Below are entries. Reproduce exactly the lines between the line holding "return cfg, w, bp, bias" and the line holding "bias = pack_projections(projections)", inclusive, and only those.
# # #
# KTH-RPL/HiMo

Hardware: AMD Instinct MI355X
Metric: lidar_frames_per_sec_120k (higher is better)
Workload: dtype f16x2 (two-term split fp16, x = h + l with exact subnormals, on the matrix cores; float32 accumulate; ~22-bit products); 1 GPU; per-frame pipeline: pillarise 3 sweeps (512x512 grid) -> SeFlow++-style encoder/decoder + GRU head (random-init, self-specified: reference network source absent) -> per-point flow -> ego-motion removal + dt0 + flow2compDis -> comp_dis; points_per_frame=120000, sweeps_per_frame=3, parallelism=frames sharded x1, refined_output=False, batches_in_flight=3, matrix_arithmetic=f16x2, samples_per_backbone_launch=16, collectives=none (single process)

## Files before the change

### himo_amd/csrc/conv_common.h

```cpp
#pragma once
#include "himo_common.h"
#include "bf16x3.h"
#include <math.h>

namespace himo {

typedef float floatx16 __attribute__((ext_vector_type(16)));

enum Epilogue {
    kEpiBias = 0,
    kEpiBiasBnGelu = 1,
    kEpiBiasGelu = 2,
    kEpiGruZR = 3,
    kEpiGruQ = 4,
    kEpiBiasRelu = 5,
    kEpiReluMask = 6
};

struct ConvArgs {
    const float* x; int64_t x_batch_stride; int x_pitch;
    const float* w;
    const float* bias; const float* scale; const float* shift;
    float* y; int64_t y_batch_stride; int y_pitch;
    int N, H, W, Cin, Cout;
    int n_inner; int64_t x_outer_stride, y_outer_stride;
    int Ho, Wo;
    const float* aux_in; int aux_in_pitch;
    float* aux_out; int aux_out_pitch;
    int act_flags;
    unsigned* range_seen;
    const unsigned long long* mask;
    int64_t mask_batch_stride, mask_outer_stride;
};
enum ActFlags { kActSplitIn = 1, kActSplitOut = 2, kActVecStore = 4, kActAccumulate = 8, kActStuffedIn = 16, kActRowMask = 32 };

__device__ inline int64_t image_offset(int img, int n_inner, int64_t batch_stride, int64_t outer_stride) {
    return (int64_t)(img % n_inner) * batch_stride + (int64_t)(img / n_inner) * outer_stride;
}

__device__ inline int xcd_block_id(int bid, int n_blocks) {
    const int per = n_blocks >> 3, rem = n_blocks & 7;
    const int xcd = bid & 7, idx = bid >> 3;
    return xcd * per + (xcd < rem ? xcd : rem) + idx;
}

__device__ inline float gelu_exact(float v) {
    const float hv = 0.5f * v;
    const float t = __builtin_amdgcn_rcpf(fmaf(0.3275911f * 0.70710678118654752440f, fabsf(v), 1.0f));
    float p = fmaf(1.061405429f, t, -1.453152027f);
// ... 154 lines not shown
```

### himo_amd/csrc/conv_plan.h

```cpp
#pragma once
#include "conv_common.h"

namespace himo {

enum ConvFamily {
    kConvF32,
    kConvStaged,
    kConvFromL2,
    kConvPresplit3,
    kConvPresplit1
};

struct ConvPlan {
    ConvFamily family;
    ConvArgs args;
    int ks, stride, epi, fmt;
    int bn, mi, ph, nt;
    const void* w_packed;
    dim3 grid;
    const char* prof_name;
};

void launch_conv_f32(const ConvPlan& p, hipStream_t s);
void launch_conv_staged(const ConvPlan& p, hipStream_t s);
// ... 115 lines not shown
    a.H = d.h; a.W = d.w_in; a.Cin = d.cin; a.Cout = d.cout;
    a.Ho = d.stride == 2 ? (d.h + 1) / 2 : d.h;
    a.Wo = d.stride == 2 ? (d.w_in + 1) / 2 : d.w_in;
    a.aux_in = d.aux_in; a.aux_in_pitch = d.aux_in_pitch; a.aux_out = d.aux_out; a.aux_out_pitch = d.aux_out_pitch;
    a.act_flags = d.act_layout;
    a.range_seen = (d.act_layout & kActSplitOut) ? d.d_range_seen : nullptr;

    if (d.act_layout & kActRowMask) {
        if (!d.d_mask || (reinterpret_cast<uintptr_t>(d.d_mask) & 7u)) return HIMO_ERR_INVALID_ARGUMENT;
        if (d.act_layout != (kActRowMask | kActSplitIn) || !d.w_packed || d.packed_format != 1 || d.ksize != 3 || d.stride != 1 ||
            d.cout > 64 || (d.w_in & 31) || (d.epilogue != kEpiBias && d.epilogue != kEpiBiasBnGelu) || (d.cin & 15) || (d.x_pitch & 15))
            return HIMO_ERR_UNSUPPORTED;
        a.mask = reinterpret_cast<const unsigned long long*>(d.d_mask);
        a.mask_batch_stride = d.mask_batch_stride; a.mask_outer_stride = d.mask_outer_stride;
    }
    const bool gemm_acc = d.act_layout == kActAccumulate && d.w_packed && d.ksize == 1 && d.epilogue == kEpiBias && (d.packed_format == 0 || d.packed_format == 2);
    if (d.act_layout & (kActAccumulate | kActStuffedIn)) {
        if (!gemm_acc && ((d.act_layout & ~(kActAccumulate | kActStuffedIn)) || !d.w_packed || d.packed_format != 2 || d.ksize != 3 ||
                          d.stride != 1 || d.epilogue != kEpiBias))
            return HIMO_ERR_UNSUPPORTED;
        if ((d.act_layout & kActStuffedIn) && ((d.h & 1) || (d.w_in & 1) || !below_2gb((int64_t)(d.h / 2) * (d.w_in / 2), d.x_pitch)))
            return HIMO_ERR_UNSUPPORTED;
    } else if (d.act_layout && !(d.act_layout & kActRowMask)) {
        if ((d.act_layout & ~(kActSplitIn | kActSplitOut)) || !d.w_packed || d.packed_format != 1) return HIMO_ERR_UNSUPPORTED;
        if (d.ksize == 1 && !(d.act_layout & kActSplitIn)) return HIMO_ERR_UNSUPPORTED;
        if (d.epilogue != kEpiBias && d.epilogue != kEpiBiasBnGelu) return HIMO_ERR_UNSUPPORTED;
        if (((d.act_layout & kActSplitIn) && ((d.cin & 15) || (d.x_pitch & 15))) ||
            ((d.act_layout & kActSplitOut) && ((d.cout & 15) || (d.y_pitch & 15))))
            return HIMO_ERR_UNSUPPORTED;
    }

    const int hint = d.tile_hint, rows_hint = hint & 15;
    const bool l2_hint = hint == 0 || (hint & 0x1000);
    if (!d.w_packed || (d.stride == 2 && (gru || !l2_hint))) {
        p.family = kConvF32;
        plan_staged_tile(p, 4, 16, d.epilogue == kEpiGruZR, hint);
        p.prof_name = conv_prof_name(d.ksize, d.stride, -1);
        if (d.ksize == 1 && vec_store_ok(a) && !(a.Cout & 31) && (d.epilogue != kEpiReluMask || (aligned16(a.aux_in) && !(a.aux_in_pitch & 3))))
            a.act_flags |= kActVecStore;
// ... 20 lines not shown
```
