@@ -151,14 +153,15 @@
                         "no_lnff": int(bool(os.environ.get("KANVIT_NO_LNFF"))),
                         "no_ff_epi": int(bool(os.environ.get("KANVIT_NO_FF_EPILOGUE"))),
                         "no_dfreq_w": int(bool(os.environ.get("KANVIT_NO_DFREQ_W"))),
-                        "no_patch_bw": int(bool(os.environ.get("KANVIT_NO_PATCH_BW")))}
+                        "no_patch_bw": int(bool(os.environ.get("KANVIT_NO_PATCH_BW"))),
+                        "no_cls_tail": int(bool(os.environ.get("KANVIT_NO_CLS_TAIL")))}
     return _py_switches
 
 
 def active_config() -> str:
     ps = py_switches()
     alt = f" lib={LIB_PATH}" if os.environ.get("KANVIT_LIB") else ""
-    return lib().kanvit_config().decode() + f" py_ff={ps['ff'] or 'default'} py_no_ff_small={ps['no_ff_small']} py_no_lnff={ps['no_lnff']} py_no_ff_epi={ps['no_ff_epi']} py_no_dfreq_w={ps['no_dfreq_w']} py_no_patch_bw={ps['no_patch_bw']}" + alt
+    return lib().kanvit_config().decode() + f" py_ff={ps['ff'] or 'default'} py_no_ff_small={ps['no_ff_small']} py_no_lnff={ps['no_lnff']} py_no_ff_epi={ps['no_ff_epi']} py_no_dfreq_w={ps['no_dfreq_w']} py_no_patch_bw={ps['no_patch_bw']}" + alt + f" py_no_cls_tail={ps['no_cls_tail']}"
 
 
 def reload_config() -> str:
diff --git a/kan-vit_amd/kanvit/grouped.py b/kan-vit_amd/kanvit/grouped.py
--- a/kan-vit_amd/kanvit/grouped.py
+++ b/kan-vit_amd/kanvit/grouped.py
@@ -71,31 +71,43 @@
 
 
 def run_qkv(q_layers: Sequence, k_layers: Sequence, v_layers: Sequence, x2d: torch.Tensor) -> torch.Tensor:
-    H = len(q_layers)
-    layers = list(q_layers) + list(k_layers) + list(v_layers)
-    acts = {ops.base_activation_code(m.base_activation) for m in layers
-            if hasattr(m, "base_activation") and getattr(m, "use_base_update", True)}
-    if len(acts) > 1:
-        dh = x2d.shape[1] // H
-        return torch.cat([run_single(m, x2d[:, (g % H) * dh:(g % H + 1) * dh]) for g, m in enumerate(layers)], dim=1)
+    return run_projections([q_layers, k_layers, v_layers], x2d)
+
+
+def pack_projections(projections: Sequence[Sequence]):
+    H = len(projections[0])
+    assert all(len(p) == H for p in projections), "every projection has one layer per head"
+    layers = [m for p in projections for m in p]
     if isinstance(layers[0], torch.nn.Linear):
         cfg0 = linear_cfg(layers[0])
     elif hasattr(type(layers[0]), "kan_pack_grouped") and "layers" in layers[0].kan_cfg.__code__.co_varnames:
         cfg0 = layers[0].kan_cfg(layers)
     else:
         cfg0 = layers[0].kan_cfg()
-    cfg = replace(cfg0, groups=3 * H, x_group_mod=H)
+    cfg = replace(cfg0, groups=len(layers), x_group_mod=H)
     if isinstance(layers[0], torch.nn.Linear):
         w = stack_params([m.weight for m in layers], perm=(1, 0))
         bp = None
         bias = None if layers[0].bias is None else stack_params([m.bias for m in layers])
     else:
         w, bp, bias = type(layers[0]).kan_pack_grouped(layers)
+    return cfg, w, bp, bias
+
+
+def run_projections(projections: Sequence[Sequence], x2d: torch.Tensor, tag: str = None) -> torch.Tensor:
+    H = len(projections[0])
+    layers = [m for p in projections for m in p]
+    acts = {ops.base_activation_code(m.base_activation) for m in layers
+            if hasattr(m, "base_activation") and getattr(m, "use_base_update", True)}
+    if len(acts) > 1:
+        dh = x2d.shape[1] // H
+        return torch.cat([run_single(m, x2d[:, (g % H) * dh:(g % H + 1) * dh]) for g, m in enumerate(layers)], dim=1)
+    cfg, w, bp, bias = pack_projections(projections)
     if hasattr(layers[0], "kan_ln") and layers[0].kan_ln() is not None and ops.ln_fusable(cfg, x2d.shape[0]):
         gamma = stack_params([l.kan_ln().weight for l in layers])
         beta = stack_params([l.kan_ln().bias for l in layers])
-        return ops.kan_layer_ln(x2d, w, cfg, torch.cat([bp, gamma, beta], dim=1), bias, layers[0].kan_ln().eps)
+        return ops.kan_layer_ln(x2d, w, cfg, torch.cat([bp, gamma, beta], dim=1), bias, layers[0].kan_ln().eps, tag=tag)
     u = None
     if hasattr(layers[0], "kan_u_grouped"):
         u = type(layers[0]).kan_u_grouped(layers, x2d, H)
-    return ops.kan_layer(x2d, w, cfg, u=u, bparams=bp, bias=bias)
+    return ops.kan_layer(x2d, w, cfg, u=u, bparams=bp, bias=bias, tag=tag)
diff --git a/kan-vit_amd/kanvit/ops.py b/kan-vit_amd/kanvit/ops.py
--- a/kan-vit_amd/kanvit/ops.py
+++ b/kan-vit_amd/kanvit/ops.py
@@ -163,7 +163,7 @@
 
     @staticmethod
     @_fwd_f32
-    def forward(ctx, x, u, w, bparams, bias, cfg: LayerCfg):
+    def forward(ctx, x, u, w, bparams, bias, cfg: LayerCfg, tag: Optional[str] = None):
         for n, t in (("x", x), ("u", u), ("w", w), ("bparams", bparams), ("bias", bias)):
             _require_gpu_f32(n, t)
         x = x.contiguous()
@@ -180,7 +180,8 @@
             raise KanvitError(f"u shape {tuple(u.shape)} != {(M, cfg.groups * cfg.I)}")
         y = torch.empty(M, cfg.groups * cfg.O, device=x.device, dtype=torch.float32)
         d = _desc(cfg, M, ldx, cfg.groups * cfg.I, cfg.groups * cfg.O, 0 if bparams is None else bparams.shape[1])
-        tag = ("qkv" if cfg.groups > 1 else "layer") + "_fwd" + ("_bf16" if cfg.flags & _lib.FLAG_BF16_MFMA else "")
+        ctx.tag = tag
+        tag = _tag_prefix(cfg, tag) + "_fwd" + ("_bf16" if cfg.flags & _lib.FLAG_BF16_MFMA else "")
         with torch.cuda.device(x.device):
             nbytes = int(_lib.lib().kanvit_layer_fwd_workspace(C.byref(d)))
             ws = _workspace(nbytes, x.device) if nbytes else None
@@ -199,10 +200,14 @@
     def backward(ctx, dy):
         x, u, w, bparams = ctx.saved_tensors
         return _kan_backward(ctx.cfg, x, u if ctx.has_u else None, w, bparams, dy.float().contiguous(), ctx.needs_input_grad[:5],
-                             ctx.has_u, ctx.has_bias) + (None,)
-
-
-def _kan_backward(cfg: "LayerCfg", x, u, w, bparams, dy, needs, has_u, has_bias, patch=None):
+                             ctx.has_u, ctx.has_bias, tag=ctx.tag) + (None, None)
+
+
+def _tag_prefix(cfg: "LayerCfg", tag: Optional[str]) -> str:
+    return tag or ("qkv" if cfg.groups > 1 else "layer")
+
+
+def _kan_backward(cfg: "LayerCfg", x, u, w, bparams, dy, needs, has_u, has_bias, patch=None, tag=None):
     if patch is not None:
         pd, M = patch
         ldx = cfg.I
# # #
▸ EXERCISE RESPONSE:
+    return cfg, w, bp, bias
+
+
+def run_projections(projections: Sequence[Sequence], x2d: torch.Tensor, tag: str = None) -> torch.Tensor:
+    H = len(projections[0])
+    layers = [m for p in projections for m in p]
+    acts = {ops.base_activation_code(m.base_activation) for m in layers
+            if hasattr(m, "base_activation") and getattr(m, "use_base_update", True)}
+    if len(acts) > 1:
+        dh = x2d.shape[1] // H
+        return torch.cat([run_single(m, x2d[:, (g % H) * dh:(g % H + 1) * dh]) for g, m in enumerate(layers)], dim=1)
+    cfg, w, bp, bias = pack_projections(projections)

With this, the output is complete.